►

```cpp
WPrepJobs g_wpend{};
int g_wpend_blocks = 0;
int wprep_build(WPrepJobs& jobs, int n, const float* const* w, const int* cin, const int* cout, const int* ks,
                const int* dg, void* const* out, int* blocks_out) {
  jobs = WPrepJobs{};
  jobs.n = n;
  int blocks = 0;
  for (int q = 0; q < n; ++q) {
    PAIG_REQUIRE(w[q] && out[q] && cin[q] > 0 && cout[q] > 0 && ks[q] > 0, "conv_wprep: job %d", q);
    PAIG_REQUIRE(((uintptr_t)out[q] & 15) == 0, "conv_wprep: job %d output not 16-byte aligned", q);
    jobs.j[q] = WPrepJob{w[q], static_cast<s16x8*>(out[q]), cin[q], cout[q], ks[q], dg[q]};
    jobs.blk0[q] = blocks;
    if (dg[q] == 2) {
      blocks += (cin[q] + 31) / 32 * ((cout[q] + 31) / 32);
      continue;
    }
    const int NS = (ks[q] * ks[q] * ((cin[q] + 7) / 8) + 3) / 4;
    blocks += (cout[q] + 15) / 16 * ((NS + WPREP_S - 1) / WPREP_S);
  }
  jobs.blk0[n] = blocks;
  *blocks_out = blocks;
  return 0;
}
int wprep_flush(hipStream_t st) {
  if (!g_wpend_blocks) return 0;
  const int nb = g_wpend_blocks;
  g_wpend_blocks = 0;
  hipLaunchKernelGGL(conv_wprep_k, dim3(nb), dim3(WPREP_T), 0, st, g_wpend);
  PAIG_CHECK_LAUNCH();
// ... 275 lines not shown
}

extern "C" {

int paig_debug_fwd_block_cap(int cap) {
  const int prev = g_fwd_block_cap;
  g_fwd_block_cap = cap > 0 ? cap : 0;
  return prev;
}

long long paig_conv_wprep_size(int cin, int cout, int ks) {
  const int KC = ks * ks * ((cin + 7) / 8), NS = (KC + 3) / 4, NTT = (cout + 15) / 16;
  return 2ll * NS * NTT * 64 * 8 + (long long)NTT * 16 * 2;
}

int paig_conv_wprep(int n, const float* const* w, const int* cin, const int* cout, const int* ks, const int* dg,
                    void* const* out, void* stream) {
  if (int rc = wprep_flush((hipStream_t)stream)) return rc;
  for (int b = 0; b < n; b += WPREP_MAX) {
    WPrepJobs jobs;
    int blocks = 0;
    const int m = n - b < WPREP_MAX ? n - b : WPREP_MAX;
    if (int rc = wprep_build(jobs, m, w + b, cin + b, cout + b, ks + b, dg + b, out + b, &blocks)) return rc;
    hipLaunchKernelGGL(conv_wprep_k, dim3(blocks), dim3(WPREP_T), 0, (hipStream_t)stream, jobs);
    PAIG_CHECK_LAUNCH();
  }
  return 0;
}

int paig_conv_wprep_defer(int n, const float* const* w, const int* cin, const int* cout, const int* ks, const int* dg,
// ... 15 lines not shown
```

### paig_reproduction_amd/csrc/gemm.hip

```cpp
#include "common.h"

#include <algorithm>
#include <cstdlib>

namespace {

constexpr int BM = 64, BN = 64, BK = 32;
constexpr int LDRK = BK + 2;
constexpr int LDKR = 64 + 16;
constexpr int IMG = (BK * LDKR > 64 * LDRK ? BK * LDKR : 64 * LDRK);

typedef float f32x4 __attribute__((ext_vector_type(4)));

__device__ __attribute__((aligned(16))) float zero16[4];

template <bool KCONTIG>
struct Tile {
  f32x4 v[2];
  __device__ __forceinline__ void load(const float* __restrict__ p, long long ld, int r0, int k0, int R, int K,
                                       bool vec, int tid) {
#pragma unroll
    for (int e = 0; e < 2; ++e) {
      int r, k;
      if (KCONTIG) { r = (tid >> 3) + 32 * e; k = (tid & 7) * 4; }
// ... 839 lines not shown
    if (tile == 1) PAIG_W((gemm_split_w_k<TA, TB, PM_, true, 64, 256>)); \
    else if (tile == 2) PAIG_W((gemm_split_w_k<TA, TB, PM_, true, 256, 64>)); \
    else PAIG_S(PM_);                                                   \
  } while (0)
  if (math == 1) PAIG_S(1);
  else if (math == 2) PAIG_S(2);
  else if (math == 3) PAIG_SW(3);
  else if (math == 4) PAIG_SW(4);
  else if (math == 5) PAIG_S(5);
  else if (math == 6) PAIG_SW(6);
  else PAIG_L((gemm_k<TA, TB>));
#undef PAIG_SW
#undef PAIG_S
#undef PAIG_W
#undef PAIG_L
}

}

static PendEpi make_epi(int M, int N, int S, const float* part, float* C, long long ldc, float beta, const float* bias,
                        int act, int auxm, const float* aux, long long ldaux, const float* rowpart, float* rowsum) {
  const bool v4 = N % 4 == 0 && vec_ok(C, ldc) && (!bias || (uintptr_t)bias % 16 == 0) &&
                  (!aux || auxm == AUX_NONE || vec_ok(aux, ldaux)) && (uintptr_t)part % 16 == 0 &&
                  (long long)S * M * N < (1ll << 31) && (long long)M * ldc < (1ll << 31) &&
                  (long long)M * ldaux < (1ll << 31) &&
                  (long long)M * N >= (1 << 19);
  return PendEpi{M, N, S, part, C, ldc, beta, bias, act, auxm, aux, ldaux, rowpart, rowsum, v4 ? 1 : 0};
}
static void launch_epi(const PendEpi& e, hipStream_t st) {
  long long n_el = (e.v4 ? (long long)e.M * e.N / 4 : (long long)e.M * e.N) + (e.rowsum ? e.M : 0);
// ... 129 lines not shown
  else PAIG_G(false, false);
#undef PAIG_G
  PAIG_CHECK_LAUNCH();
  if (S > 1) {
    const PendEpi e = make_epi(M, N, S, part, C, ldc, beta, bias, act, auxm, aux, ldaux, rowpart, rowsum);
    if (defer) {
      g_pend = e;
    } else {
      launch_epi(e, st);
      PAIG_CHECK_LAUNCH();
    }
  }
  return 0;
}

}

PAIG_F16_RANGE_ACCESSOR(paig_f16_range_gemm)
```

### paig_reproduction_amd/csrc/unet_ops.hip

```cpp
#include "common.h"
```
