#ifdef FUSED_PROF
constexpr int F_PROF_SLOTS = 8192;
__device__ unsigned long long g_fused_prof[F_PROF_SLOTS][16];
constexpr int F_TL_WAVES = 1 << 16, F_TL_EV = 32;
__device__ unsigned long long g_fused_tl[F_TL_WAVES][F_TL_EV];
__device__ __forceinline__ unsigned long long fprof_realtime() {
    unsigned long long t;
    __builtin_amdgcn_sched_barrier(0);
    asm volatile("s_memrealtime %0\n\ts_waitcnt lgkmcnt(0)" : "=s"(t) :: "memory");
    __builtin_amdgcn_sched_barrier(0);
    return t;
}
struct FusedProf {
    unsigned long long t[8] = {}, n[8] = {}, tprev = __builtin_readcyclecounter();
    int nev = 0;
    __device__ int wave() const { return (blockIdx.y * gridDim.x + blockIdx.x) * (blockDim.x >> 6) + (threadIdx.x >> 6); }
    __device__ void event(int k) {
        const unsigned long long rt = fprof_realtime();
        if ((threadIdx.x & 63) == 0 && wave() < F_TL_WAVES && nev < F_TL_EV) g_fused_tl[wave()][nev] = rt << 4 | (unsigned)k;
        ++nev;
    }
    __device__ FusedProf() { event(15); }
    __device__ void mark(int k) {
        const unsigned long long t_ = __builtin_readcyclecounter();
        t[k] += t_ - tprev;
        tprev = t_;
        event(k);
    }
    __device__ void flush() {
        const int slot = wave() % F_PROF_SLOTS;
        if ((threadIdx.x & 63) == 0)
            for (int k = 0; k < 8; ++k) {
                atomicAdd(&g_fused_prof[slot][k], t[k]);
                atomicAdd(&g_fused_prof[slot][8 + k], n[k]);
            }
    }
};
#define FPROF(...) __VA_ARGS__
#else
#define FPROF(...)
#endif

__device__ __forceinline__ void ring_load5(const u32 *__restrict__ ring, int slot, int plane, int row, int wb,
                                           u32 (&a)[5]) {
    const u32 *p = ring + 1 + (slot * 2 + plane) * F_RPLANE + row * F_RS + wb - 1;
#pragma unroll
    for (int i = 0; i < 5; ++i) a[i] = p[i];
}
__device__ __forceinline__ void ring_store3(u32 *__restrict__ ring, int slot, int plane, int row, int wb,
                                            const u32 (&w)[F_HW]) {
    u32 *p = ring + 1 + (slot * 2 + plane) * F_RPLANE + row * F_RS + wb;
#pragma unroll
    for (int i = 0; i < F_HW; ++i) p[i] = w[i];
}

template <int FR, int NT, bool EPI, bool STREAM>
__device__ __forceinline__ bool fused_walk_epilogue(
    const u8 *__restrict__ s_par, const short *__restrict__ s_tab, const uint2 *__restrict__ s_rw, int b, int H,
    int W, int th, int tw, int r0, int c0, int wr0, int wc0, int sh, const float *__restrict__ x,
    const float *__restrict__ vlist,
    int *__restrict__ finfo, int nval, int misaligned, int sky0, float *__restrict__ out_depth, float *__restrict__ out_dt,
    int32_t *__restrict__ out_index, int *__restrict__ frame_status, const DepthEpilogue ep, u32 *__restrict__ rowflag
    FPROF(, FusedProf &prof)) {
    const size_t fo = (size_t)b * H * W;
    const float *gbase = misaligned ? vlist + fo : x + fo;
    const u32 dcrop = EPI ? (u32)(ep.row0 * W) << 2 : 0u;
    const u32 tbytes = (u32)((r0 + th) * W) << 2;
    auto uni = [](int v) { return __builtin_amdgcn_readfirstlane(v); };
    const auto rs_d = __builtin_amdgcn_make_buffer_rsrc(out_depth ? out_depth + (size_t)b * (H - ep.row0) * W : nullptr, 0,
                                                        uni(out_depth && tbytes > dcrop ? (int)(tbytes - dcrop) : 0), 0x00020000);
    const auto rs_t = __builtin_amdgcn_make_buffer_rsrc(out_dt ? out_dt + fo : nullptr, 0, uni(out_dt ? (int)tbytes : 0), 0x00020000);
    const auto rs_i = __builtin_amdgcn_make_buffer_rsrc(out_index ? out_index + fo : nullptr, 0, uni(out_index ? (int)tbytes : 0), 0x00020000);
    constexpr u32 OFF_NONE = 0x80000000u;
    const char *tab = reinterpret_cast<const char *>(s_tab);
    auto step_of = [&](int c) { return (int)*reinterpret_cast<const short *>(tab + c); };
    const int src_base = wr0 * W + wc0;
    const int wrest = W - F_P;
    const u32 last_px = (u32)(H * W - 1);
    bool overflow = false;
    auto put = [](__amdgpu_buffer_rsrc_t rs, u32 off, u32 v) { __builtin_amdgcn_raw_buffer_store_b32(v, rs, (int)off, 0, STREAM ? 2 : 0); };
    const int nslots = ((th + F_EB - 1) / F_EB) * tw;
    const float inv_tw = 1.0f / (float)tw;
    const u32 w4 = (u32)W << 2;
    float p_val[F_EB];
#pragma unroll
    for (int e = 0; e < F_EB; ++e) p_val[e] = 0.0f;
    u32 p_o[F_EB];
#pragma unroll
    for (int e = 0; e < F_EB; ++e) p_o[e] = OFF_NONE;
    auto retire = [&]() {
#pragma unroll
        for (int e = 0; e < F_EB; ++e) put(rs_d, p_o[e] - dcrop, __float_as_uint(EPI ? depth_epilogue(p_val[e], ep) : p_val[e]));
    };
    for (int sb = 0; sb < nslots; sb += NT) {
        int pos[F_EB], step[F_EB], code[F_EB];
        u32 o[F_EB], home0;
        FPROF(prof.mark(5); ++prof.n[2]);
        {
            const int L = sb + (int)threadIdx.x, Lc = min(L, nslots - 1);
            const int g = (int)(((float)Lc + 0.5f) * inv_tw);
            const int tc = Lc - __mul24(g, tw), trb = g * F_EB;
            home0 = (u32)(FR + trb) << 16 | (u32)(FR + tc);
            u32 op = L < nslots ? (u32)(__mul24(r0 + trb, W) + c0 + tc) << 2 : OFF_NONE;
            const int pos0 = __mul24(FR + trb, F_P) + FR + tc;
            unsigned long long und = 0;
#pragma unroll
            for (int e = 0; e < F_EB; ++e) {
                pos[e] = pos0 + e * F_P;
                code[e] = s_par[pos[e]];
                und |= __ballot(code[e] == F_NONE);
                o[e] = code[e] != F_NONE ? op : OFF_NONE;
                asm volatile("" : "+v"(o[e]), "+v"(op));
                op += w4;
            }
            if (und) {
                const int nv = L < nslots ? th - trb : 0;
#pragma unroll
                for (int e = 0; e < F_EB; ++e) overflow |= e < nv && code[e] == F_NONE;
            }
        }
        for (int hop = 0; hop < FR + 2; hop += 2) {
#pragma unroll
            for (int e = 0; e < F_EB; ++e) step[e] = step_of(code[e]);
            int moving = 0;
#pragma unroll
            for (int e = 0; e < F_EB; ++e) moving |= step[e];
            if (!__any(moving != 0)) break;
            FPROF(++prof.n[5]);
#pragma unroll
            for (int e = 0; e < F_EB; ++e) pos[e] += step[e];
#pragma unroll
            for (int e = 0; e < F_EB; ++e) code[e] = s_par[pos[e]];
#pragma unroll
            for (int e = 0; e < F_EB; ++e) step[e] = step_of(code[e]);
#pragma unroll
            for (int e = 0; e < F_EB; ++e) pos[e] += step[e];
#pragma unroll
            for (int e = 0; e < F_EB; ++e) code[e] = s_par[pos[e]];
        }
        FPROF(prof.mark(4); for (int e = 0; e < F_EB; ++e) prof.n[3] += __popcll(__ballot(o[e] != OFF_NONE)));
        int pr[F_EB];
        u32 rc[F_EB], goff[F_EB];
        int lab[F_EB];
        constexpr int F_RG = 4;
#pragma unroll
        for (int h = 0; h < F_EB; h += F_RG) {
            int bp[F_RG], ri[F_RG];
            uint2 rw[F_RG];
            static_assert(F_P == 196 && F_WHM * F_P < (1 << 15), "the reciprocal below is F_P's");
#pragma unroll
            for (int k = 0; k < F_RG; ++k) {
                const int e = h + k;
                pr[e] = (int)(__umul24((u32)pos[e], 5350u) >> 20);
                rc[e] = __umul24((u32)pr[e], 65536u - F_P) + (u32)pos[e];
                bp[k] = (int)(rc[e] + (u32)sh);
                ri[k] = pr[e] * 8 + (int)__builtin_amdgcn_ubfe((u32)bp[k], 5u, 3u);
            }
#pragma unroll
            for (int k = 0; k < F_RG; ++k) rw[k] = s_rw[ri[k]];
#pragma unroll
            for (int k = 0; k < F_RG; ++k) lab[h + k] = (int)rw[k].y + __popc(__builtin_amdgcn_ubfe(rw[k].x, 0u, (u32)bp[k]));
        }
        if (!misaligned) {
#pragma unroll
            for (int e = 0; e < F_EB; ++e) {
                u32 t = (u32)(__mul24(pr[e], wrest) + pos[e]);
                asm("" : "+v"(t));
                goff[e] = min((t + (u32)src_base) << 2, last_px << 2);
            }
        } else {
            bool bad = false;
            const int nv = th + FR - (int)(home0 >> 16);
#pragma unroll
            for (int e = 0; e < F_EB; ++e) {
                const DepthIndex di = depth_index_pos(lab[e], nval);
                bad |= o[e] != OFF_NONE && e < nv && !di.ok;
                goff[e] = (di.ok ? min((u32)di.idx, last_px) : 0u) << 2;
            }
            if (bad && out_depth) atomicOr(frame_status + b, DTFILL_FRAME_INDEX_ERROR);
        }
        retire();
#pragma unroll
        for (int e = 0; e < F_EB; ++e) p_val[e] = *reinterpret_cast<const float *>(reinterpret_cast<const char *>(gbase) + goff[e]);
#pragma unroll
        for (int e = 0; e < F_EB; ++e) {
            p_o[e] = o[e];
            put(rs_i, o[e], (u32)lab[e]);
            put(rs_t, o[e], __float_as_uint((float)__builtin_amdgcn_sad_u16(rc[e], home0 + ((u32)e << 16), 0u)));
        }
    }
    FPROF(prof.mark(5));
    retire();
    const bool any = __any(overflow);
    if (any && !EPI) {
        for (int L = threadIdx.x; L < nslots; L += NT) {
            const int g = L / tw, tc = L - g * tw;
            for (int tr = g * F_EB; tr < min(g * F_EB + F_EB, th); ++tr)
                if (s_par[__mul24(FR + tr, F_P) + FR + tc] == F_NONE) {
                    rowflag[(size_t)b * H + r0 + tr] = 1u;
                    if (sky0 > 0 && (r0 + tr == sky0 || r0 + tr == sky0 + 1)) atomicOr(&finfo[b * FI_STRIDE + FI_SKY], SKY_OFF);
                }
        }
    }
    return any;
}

◄

Exercise requirements:
Look for the word "char" throughout the material above and copy every line that has it.

Solution to the problem:
    const char *tab = reinterpret_cast<const char *>(s_tab);
        for (int e = 0; e < F_EB; ++e) p_val[e] = *reinterpret_cast<const float *>(reinterpret_cast<const char *>(gbase) + goff[e]);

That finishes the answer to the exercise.